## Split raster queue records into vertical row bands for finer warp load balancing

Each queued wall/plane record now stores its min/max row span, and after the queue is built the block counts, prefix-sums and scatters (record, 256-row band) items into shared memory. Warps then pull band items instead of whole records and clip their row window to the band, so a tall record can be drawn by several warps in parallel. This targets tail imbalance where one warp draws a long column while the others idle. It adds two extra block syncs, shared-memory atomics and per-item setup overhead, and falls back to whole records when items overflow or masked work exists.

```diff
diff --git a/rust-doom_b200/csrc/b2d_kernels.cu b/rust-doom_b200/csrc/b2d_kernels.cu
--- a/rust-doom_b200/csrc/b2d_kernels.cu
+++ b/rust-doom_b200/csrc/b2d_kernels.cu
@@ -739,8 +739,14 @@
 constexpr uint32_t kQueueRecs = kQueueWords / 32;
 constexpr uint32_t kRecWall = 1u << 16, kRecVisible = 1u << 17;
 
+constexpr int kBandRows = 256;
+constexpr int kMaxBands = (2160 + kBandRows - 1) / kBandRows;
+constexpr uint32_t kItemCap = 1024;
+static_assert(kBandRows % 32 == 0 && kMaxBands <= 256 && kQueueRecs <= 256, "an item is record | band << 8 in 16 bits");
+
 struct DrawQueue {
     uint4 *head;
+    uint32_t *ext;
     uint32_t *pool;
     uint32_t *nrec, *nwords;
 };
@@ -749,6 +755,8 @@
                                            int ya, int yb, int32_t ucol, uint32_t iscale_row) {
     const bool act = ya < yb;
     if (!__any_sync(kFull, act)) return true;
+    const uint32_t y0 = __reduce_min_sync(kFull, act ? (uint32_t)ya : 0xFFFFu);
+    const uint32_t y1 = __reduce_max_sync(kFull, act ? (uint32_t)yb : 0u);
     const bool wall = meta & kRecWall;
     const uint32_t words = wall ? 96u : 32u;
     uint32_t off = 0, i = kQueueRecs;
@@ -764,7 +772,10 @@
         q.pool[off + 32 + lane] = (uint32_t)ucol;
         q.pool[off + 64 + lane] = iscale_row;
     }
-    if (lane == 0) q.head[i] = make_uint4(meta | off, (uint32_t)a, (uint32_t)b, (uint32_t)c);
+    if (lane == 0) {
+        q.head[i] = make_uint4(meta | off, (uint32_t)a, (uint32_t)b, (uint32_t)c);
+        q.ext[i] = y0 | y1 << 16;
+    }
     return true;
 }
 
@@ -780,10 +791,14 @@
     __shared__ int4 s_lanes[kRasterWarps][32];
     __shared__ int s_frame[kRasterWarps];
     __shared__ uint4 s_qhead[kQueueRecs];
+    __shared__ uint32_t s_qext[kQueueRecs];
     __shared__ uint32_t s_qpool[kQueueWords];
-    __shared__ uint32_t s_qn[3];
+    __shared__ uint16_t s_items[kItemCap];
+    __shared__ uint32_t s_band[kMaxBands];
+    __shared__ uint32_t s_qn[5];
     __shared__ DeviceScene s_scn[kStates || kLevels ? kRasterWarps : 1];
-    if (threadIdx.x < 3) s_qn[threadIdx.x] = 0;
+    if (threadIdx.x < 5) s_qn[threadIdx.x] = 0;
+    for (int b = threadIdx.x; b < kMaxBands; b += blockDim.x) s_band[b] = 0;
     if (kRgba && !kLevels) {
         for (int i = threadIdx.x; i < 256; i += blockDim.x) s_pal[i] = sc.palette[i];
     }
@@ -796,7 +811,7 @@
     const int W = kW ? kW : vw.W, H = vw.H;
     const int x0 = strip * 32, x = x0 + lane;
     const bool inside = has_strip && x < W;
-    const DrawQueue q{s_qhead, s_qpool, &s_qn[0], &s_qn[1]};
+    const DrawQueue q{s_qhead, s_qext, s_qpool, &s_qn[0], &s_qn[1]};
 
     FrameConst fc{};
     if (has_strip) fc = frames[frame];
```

= = =

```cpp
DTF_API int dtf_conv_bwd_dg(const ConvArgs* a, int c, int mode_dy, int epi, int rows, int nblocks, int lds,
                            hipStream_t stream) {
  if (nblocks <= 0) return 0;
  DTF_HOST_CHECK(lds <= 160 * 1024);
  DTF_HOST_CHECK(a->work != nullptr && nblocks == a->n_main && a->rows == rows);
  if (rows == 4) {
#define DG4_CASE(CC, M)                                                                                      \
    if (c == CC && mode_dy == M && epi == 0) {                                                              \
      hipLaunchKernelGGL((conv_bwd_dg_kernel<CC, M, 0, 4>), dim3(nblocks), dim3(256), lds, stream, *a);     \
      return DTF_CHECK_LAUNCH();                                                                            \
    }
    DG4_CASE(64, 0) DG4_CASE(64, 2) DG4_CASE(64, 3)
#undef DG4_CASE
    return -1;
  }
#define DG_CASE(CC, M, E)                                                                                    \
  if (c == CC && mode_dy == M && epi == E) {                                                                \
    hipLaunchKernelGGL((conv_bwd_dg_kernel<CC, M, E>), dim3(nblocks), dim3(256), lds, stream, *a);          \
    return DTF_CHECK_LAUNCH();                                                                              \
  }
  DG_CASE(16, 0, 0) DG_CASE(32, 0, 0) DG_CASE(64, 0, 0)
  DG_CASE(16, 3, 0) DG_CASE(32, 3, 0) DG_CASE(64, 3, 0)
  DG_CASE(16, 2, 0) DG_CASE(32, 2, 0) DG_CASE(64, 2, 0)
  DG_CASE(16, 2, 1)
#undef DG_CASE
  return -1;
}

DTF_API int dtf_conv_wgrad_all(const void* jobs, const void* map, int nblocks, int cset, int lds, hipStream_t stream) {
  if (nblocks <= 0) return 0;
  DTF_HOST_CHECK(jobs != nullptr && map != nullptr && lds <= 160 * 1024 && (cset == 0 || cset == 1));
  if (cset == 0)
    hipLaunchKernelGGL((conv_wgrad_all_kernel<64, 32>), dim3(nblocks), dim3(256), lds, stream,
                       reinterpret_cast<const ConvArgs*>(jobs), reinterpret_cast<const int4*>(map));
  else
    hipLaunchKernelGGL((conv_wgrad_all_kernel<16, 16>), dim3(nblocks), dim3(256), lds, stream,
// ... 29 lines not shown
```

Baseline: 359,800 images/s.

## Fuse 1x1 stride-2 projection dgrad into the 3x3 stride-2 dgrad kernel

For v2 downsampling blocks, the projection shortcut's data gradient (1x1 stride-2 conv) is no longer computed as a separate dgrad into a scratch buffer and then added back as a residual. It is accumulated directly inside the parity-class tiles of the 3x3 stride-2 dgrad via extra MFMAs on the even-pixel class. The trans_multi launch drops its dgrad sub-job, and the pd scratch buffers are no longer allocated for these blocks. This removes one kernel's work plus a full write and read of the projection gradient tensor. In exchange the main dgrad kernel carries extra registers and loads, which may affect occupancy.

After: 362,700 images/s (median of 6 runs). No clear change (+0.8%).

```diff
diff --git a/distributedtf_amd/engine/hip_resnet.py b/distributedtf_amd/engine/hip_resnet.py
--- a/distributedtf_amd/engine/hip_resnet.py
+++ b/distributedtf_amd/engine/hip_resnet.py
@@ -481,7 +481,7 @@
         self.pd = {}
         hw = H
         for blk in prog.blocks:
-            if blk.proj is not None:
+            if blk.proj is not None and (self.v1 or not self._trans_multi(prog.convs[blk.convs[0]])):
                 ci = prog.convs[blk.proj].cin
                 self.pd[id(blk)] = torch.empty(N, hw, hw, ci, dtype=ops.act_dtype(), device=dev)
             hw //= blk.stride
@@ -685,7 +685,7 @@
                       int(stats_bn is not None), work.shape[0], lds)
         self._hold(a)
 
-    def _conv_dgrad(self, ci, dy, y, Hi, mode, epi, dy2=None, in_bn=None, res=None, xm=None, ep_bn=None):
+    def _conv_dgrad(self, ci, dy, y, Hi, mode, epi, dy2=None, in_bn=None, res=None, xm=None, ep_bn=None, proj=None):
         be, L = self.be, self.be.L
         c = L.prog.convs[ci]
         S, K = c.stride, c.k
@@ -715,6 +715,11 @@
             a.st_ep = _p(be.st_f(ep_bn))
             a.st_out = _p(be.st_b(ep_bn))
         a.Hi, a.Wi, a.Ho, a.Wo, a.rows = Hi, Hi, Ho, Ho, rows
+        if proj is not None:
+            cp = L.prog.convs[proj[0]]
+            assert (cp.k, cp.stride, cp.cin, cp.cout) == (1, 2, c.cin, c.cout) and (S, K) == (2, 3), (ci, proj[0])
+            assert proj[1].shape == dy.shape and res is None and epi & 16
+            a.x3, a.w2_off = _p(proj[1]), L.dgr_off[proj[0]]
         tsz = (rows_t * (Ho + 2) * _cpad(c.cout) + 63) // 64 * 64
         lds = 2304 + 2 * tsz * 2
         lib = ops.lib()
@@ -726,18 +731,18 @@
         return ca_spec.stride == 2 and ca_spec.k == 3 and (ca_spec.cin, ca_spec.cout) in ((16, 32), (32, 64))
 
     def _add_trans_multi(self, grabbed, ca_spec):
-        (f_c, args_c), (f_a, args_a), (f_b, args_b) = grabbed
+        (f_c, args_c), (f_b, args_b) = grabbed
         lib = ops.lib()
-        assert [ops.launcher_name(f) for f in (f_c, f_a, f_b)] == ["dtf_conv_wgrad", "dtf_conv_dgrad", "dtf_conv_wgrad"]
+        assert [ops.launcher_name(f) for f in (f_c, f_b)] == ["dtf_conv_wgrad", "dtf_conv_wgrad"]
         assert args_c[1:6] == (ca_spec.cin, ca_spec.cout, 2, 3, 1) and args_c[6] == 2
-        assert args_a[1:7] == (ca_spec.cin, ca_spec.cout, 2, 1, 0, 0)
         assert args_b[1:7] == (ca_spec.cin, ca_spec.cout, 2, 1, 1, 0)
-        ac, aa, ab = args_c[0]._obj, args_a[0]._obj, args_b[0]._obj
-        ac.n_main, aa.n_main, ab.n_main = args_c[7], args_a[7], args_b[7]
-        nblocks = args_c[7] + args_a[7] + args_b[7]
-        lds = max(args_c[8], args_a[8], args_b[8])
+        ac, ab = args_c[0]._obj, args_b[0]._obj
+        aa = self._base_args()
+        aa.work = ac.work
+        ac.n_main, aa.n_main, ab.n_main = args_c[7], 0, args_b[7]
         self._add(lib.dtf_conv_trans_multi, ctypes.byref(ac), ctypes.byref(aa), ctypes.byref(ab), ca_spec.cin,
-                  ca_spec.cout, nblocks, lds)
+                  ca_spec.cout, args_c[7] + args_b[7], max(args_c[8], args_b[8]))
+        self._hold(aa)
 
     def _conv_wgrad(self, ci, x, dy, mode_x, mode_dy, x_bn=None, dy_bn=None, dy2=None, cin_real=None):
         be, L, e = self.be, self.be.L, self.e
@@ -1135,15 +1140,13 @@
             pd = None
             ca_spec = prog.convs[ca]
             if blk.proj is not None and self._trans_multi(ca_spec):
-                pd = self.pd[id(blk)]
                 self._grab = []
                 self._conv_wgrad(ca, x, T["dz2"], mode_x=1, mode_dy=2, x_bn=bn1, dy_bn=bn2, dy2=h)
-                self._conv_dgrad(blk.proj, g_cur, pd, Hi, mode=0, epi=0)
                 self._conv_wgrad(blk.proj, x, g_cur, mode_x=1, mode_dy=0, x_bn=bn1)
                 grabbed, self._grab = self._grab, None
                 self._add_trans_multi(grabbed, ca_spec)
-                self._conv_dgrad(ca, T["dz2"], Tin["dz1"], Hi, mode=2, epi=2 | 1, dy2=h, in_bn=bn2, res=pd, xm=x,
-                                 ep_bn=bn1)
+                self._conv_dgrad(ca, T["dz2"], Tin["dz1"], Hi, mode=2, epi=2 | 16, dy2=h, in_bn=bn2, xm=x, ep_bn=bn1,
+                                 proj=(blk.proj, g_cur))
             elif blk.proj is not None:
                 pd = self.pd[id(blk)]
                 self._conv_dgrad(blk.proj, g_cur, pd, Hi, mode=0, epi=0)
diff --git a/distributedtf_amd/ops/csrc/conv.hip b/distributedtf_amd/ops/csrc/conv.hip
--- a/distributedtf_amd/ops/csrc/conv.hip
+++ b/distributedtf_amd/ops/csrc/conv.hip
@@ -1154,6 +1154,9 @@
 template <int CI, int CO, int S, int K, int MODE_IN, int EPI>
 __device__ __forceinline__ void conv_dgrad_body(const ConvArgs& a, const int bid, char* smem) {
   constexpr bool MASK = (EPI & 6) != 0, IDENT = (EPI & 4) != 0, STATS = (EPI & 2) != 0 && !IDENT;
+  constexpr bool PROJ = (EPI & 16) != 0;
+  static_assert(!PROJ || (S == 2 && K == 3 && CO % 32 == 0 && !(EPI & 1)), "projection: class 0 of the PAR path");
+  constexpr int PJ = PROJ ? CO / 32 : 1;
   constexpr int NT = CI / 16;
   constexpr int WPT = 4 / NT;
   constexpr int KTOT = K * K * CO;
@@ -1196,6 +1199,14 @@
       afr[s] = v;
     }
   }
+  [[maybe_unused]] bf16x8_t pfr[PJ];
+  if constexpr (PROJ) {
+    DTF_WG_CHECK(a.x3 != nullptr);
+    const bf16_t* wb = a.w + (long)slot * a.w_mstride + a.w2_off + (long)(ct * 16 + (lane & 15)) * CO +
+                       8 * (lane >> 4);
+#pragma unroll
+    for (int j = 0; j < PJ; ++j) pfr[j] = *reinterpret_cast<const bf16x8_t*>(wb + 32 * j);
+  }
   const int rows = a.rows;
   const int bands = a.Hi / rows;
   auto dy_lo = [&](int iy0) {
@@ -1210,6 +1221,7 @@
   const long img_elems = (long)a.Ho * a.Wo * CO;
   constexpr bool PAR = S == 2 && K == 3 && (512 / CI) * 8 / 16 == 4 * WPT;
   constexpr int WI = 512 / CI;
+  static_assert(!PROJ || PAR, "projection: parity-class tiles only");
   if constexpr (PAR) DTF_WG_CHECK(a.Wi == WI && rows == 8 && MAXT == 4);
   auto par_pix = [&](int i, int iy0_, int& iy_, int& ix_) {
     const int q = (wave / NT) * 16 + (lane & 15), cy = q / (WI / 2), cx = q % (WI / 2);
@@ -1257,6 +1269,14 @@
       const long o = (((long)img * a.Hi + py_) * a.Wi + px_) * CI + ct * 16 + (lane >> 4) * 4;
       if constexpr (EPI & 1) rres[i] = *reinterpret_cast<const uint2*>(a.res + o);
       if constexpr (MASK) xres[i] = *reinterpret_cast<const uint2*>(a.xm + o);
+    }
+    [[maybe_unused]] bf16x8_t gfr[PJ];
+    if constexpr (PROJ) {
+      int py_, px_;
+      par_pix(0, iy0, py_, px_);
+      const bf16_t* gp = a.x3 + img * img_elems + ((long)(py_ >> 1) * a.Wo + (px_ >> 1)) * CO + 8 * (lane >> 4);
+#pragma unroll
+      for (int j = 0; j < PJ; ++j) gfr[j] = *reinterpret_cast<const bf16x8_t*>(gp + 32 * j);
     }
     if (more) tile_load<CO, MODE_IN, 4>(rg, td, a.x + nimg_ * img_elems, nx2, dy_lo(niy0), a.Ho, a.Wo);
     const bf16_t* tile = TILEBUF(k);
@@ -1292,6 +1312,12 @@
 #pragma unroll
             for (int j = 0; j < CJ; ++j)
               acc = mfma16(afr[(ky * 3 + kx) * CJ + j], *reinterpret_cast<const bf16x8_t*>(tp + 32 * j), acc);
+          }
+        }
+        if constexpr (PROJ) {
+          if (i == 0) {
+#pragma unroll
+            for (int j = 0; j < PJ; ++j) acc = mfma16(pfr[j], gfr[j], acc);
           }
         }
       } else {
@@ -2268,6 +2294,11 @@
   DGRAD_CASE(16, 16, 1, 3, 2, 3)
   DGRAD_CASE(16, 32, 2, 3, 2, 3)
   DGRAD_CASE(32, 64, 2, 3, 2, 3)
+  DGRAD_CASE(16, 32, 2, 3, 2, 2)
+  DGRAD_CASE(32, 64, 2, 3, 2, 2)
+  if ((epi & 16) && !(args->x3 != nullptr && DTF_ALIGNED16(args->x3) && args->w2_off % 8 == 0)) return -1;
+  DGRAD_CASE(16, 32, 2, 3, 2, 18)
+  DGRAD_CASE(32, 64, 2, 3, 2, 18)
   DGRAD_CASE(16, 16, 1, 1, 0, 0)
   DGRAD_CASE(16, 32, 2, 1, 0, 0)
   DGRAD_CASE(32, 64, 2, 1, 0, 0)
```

= = =

Say how many of the lines above include the string "bool", and give no other words.

§ **OUTPUT BELOW**: 6